Problem description — Say how many of the lines below contain the word "srow"; nothing else belongs in the answer.

(Source data)
## Add 32x32x64 MFMA variant of the top-2 Hamming matcher and auto-select it

Adds a new kernel that uses the 32x32x64 scaled f8f6f4 MFMA instead of 16x16x128, so each wave handles two 32-query tiles against 32-row train groups with a matching LDS layout and fold logic. Shared helpers move to a common header. The host picks the 32-wide kernel automatically for N<=131072 and M<=200000, so the 64k x 64k case takes it. The larger MFMA tile is meant to raise the compute per operand load, at the cost of more accumulator registers and a different threshold and fold pattern.

After: 10830 billion (median of 6 runs). +1.6%, better.

```diff
diff --git a/include/slamhip.h b/include/slamhip.h
--- a/include/slamhip.h
+++ b/include/slamhip.h
@@ -105,6 +105,7 @@
 SLAM_API int slam_bf_set_engine(slam_ctx* ctx, int engine);
 SLAM_API int slam_bf_mx_plan_describe(int num_cu, int64_t N, int64_t M, int32_t* h_plan, int32_t* h_tbl, int64_t tbl_cap,
                                       int64_t* tbl_len);
+SLAM_API int slam_bf_mx_tile_describe(int engine, int64_t N, int64_t M, int32_t* h_tile);
 SLAM_API int slam_bf_reset_state(slam_ctx* ctx);
 SLAM_API int slam_bf_state_dirty(slam_ctx* ctx, int64_t* h_words);
 
diff --git a/slam-experiments_amd/csrc/bf_mx.hip b/slam-experiments_amd/csrc/bf_mx.hip
--- a/slam-experiments_amd/csrc/bf_mx.hip
+++ b/slam-experiments_amd/csrc/bf_mx.hip
@@ -4,12 +4,9 @@
 #include <type_traits>
 
 #include "bf_common.h"
-
-#define SLAM_MX_STAGE 128
-#define SLAM_MX_BOUND_LIMIT 0x7F000000u
-#define SLAM_MX_EARLY 0x16u
+#include "bf_mx_common.h"
+
 #define SLAM_MX_UNROLL 4
-#define SLAM_MX_RESIDENT 4
 
 #ifdef SLAM_MX_PROBE
 __device__ unsigned long long* g_mx_probe = nullptr;
@@ -21,28 +18,12 @@
 #define MX_STAMP(ph) do {} while (0)
 #endif
 
-typedef int mx_v8i __attribute__((ext_vector_type(8)));
 typedef float mx_v4f __attribute__((ext_vector_type(4)));
-
-__device__ __forceinline__ uint4 mx_expand(u32 x) {
-    uint4 r;
-    r.x = ((x << 3) & 0x88888888u) | 0x22222222u;
-    r.y = ((x << 2) & 0x88888888u) | 0x22222222u;
-    r.z = ((x << 1) & 0x88888888u) | 0x22222222u;
-    r.w = (x & 0x88888888u) | 0x22222222u;
-    return r;
-}
 
 __device__ __forceinline__ mx_v4f mx_dot(uint4 a, uint4 b, mx_v4f c) {
     const mx_v8i av = {(int)a.x, (int)a.y, (int)a.z, (int)a.w, 0, 0, 0, 0};
     const mx_v8i bv = {(int)b.x, (int)b.y, (int)b.z, (int)b.w, 0, 0, 0, 0};
     return __builtin_amdgcn_mfma_scale_f32_16x16x128_f8f6f4(av, bv, c, 4, 4, 0, 127, 0, 127);
-}
-
-__device__ __forceinline__ void mx_unite(u32& b1, u32& b2, u32 c1, u32 c2) {
-    const u32 n2 = min(max(b1, c1), min(b2, c2));
-    b1 = min(b1, c1);
-    b2 = n2;
 }
 
 __device__ __forceinline__ u32 mx_pick(const u32 (&v)[4], int i) {
@@ -122,8 +103,7 @@
 #pragma unroll
         for (int tt = 0; tt < 4; tt++) {
             const u32 g = (u32)__shfl((int)gkey, tt * 16 + col, 64);
-            const u32 gx = g < SLAM_MX_BOUND_LIMIT ? (g >> SLAM_KEY_IDX_BITS) + ((g & SLAM_KEY_IDX_MASK) < (u32)c0 ? 0u : 1u)
-                                                   : SLAM_KEY_NONE >> SLAM_KEY_IDX_BITS;
+            const u32 gx = mx_bound_x(g, c0);
             set_threshold(tt, min(threshold_x(tt), min(gx, u2[tt] >> SLAM_KEY_IDX_BITS)));
         }
     };
@@ -135,14 +115,7 @@
         return s + srow < c1 ? ts[(u32)tid] : make_uint4(0, 0, 0, 0);
     };
     const u32 fill = 0x22222222u;
-    auto expand = [&](u32 v) -> uint4 {
-        uint4 r;
-        asm("v_and_or_b32 %0, %1, %2, %3" : "=v"(r.x) : "v"(v << 3), "s"(0x88888888u), "v"(fill));
-        asm("v_and_or_b32 %0, %1, %2, %3" : "=v"(r.y) : "v"(v << 2), "s"(0x88888888u), "v"(fill));
-        asm("v_and_or_b32 %0, %1, %2, %3" : "=v"(r.z) : "v"(v << 1), "s"(0x88888888u), "v"(fill));
-        asm("v_and_or_b32 %0, %1, %2, %3" : "=v"(r.w) : "v"(v), "s"(0x88888888u), "v"(fill));
-        return r;
-    };
+    auto expand = [&](u32 v) -> uint4 { return mx_expand_op(v, fill); };
     uint4* const dst0 = tile[0] + (srow >> 4) * 128 + sh * 64 + (srow & 15);
     auto store_stage = [&](int b, uint4 v) {
         uint4* dst = dst0 + b * (SLAM_MX_STAGE * 8);
@@ -365,9 +338,22 @@
     return SLAM_OK;
 }
 
+static bool bf_mx32_auto(int64_t N, int64_t M) {
+    return N <= 131072 && M <= 200000;
+}
+
+extern "C" int slam_bf_mx_tile_describe(int engine, int64_t N, int64_t M, int32_t* h_tile) {
+    SLAM_REQUIRE(h_tile, "slam_bf_mx_tile_describe: null argument");
+    SLAM_REQUIRE(engine == 0 || engine == 2 || engine == 3, "engine must be 0 (auto), 2 or 3");
+    SLAM_REQUIRE(N >= 1 && M >= 1, "bad sizes");
+    *h_tile = engine == 3 || (engine == 0 && bf_mx32_auto(N, M)) ? 32 : 16;
+    return SLAM_OK;
+}
+
 extern "C" int slam_bf_set_engine(slam_ctx* ctx, int engine) {
     SLAM_REQUIRE(ctx, "slam_bf_set_engine: null ctx");
-    SLAM_REQUIRE(engine >= 0 && engine <= 2, "engine must be 0 (auto), 1 (VALU) or 2 (matrix cores where eligible)");
+    SLAM_REQUIRE(engine >= 0 && engine <= 3,
+                 "engine must be 0 (auto), 1 (VALU), 2 (16x16 matrix-core kernel where eligible) or 3 (32x32 matrix-core kernel where eligible)");
     std::lock_guard<std::mutex> g(ctx->mu);
     ctx->bf_engine = engine;
     return SLAM_OK;
@@ -378,25 +364,28 @@
     if (ctx->bf_engine == 1 || rows_on_host) return false;
     for (int i = 0; i < SLAM_BF_KNOBS; i++)
         if (ctx->bf_knob[i]) return false;
-    return ctx->bf_engine == 2 || bf_mx_auto(N, M);
+    return ctx->bf_engine == 2 || ctx->bf_engine == 3 || bf_mx_auto(N, M);
 }
 
 int bf_mx_pass(slam_ctx* ctx, const void* d_query, int64_t N, const void* d_train, int64_t M, int64_t train_base, int32_t* d_idx,
                int32_t* d_dist, void* d_keep, const bf_select& sel, int* qblocks_out) {
-    static std::atomic<int> occ_once{0};
-    int occ = occ_once.load(std::memory_order_relaxed);
-    if (!occ) {
-        int o = 0;
-        SLAM_HIP(hipOccupancyMaxActiveBlocksPerMultiprocessor(&o, bf_top2_mx_kernel, 256, 0));
-        occ = o > 0 ? o : SLAM_MX_RESIDENT;
-        occ_once.store(occ, std::memory_order_relaxed);
-    }
-    std::vector<int> tbl;
-    int num_cu;
+    int num_cu, engine;
     {
         std::lock_guard<std::mutex> g(ctx->mu);
         num_cu = ctx->num_cu;
-    }
+        engine = ctx->bf_engine;
+    }
+    const bool wide = engine == 3 || (engine == 0 && bf_mx32_auto(N, M));
+    const auto kernel = wide ? bf_top2_mx32_kernel : bf_top2_mx_kernel;
+    static std::atomic<int> occ_once[2] = {{0}, {0}};
+    int occ = occ_once[wide].load(std::memory_order_relaxed);
+    if (!occ) {
+        int o = 0;
+        SLAM_HIP(hipOccupancyMaxActiveBlocksPerMultiprocessor(&o, kernel, 256, 0));
+        occ = o > 0 ? o : SLAM_MX_RESIDENT;
+        occ_once[wide].store(occ, std::memory_order_relaxed);
+    }
+    std::vector<int> tbl;
     const bf_mx_plan p = make_mx_plan_core(num_cu, occ, N, M, &tbl);
     bf_state st;
     if (int rc = bf_state_get(ctx, N, &st)) return rc;
@@ -405,7 +394,7 @@
     if (qblocks_out) *qblocks_out = p.qblocks;
     SLAM_HIP(hipGetLastError());
     if (int rc = slam_prof_begin(ctx)) return rc;
-    bf_top2_mx_kernel<<<dim3(p.qblocks, p.workers), dim3(256), 0, ctx->stream>>>(
+    kernel<<<dim3(p.qblocks, p.workers), dim3(256), 0, ctx->stream>>>(
         (const uint4*)d_query, (int)N, (const uint4*)d_train, d_tbl, st, (int)train_base, (int2*)d_idx, (int2*)d_dist,
         (uint4*)d_keep, p.S, sel);
     if (int rc = slam_prof_end(ctx)) return rc;
diff --git a/slam-experiments_amd/csrc/bf_mx32.hip b/slam-experiments_amd/csrc/bf_mx32.hip
--- /dev/null
+++ b/slam-experiments_amd/csrc/bf_mx32.hip
@@ -0,0 +1,221 @@
+#include "internal.h"
+#include <type_traits>
+
+#include "bf_common.h"
+#include "bf_mx_common.h"
+
+typedef float mx_v16f __attribute__((ext_vector_type(16)));
+
+__device__ __forceinline__ mx_v16f mx32_dot(uint4 a, uint4 b, mx_v16f c) {
+    const mx_v8i av = {(int)a.x, (int)a.y, (int)a.z, (int)a.w, 0, 0, 0, 0};
+    const mx_v8i bv = {(int)b.x, (int)b.y, (int)b.z, (int)b.w, 0, 0, 0, 0};
+    return __builtin_amdgcn_mfma_scale_f32_32x32x64_f8f6f4(av, bv, c, 4, 4, 0, 0, 0, 0);
+}
+
+#define MX32_GROUP 32
+#define MX32_GROUPS (SLAM_MX_STAGE / MX32_GROUP)
+
+__global__ __launch_bounds__(256) __attribute__((amdgpu_waves_per_eu(4, 4))) void bf_top2_mx32_kernel(
+    const uint4* __restrict__ q, int N, const uint4* __restrict__ t, const int* __restrict__ tbl, bf_state st, int train_base,
+    int2* __restrict__ out_idx, int2* __restrict__ out_dist, uint4* __restrict__ keep, int nchunks, bf_select sel) {
+    __shared__ uint4 tile[2][SLAM_MX_STAGE * 8];
+    __shared__ u32 s_ticket, s_last;
+    const int tid = threadIdx.x;
+    const int lane = tid & 63, wave = tid >> 6;
+    const int hk = lane >> 5, col = lane & 31;
+    const int bx = ((int)blockIdx.x + (int)blockIdx.y) % (int)gridDim.x;
+    auto lane_query = [&]() -> int {
+        int v = tid;
+        asm volatile("" : "+v"(v));
+        return bx * 256 + v;
+    };
+
+    uint4 qb[2][4];
+    const u32* qw = (const u32*)q;
+#pragma unroll
+    for (int tt = 0; tt < 2; tt++) {
+        int qi = bx * 256 + wave * 64 + tt * 32 + col;
+        qi = qi < N ? qi : N - 1;
+#pragma unroll
+        for (int kq = 0; kq < 4; kq++) qb[tt][kq] = mx_expand(qw[(size_t)qi * 8 + kq * 2 + hk]);
+    }
+    if (const int qbase = lane_query(); keep && blockIdx.y == 0 && qbase < N) {
+        keep[2 * (size_t)qbase] = q[2 * (size_t)qbase];
+        keep[2 * (size_t)qbase + 1] = q[2 * (size_t)qbase + 1];
+    }
+
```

Exercise output — 2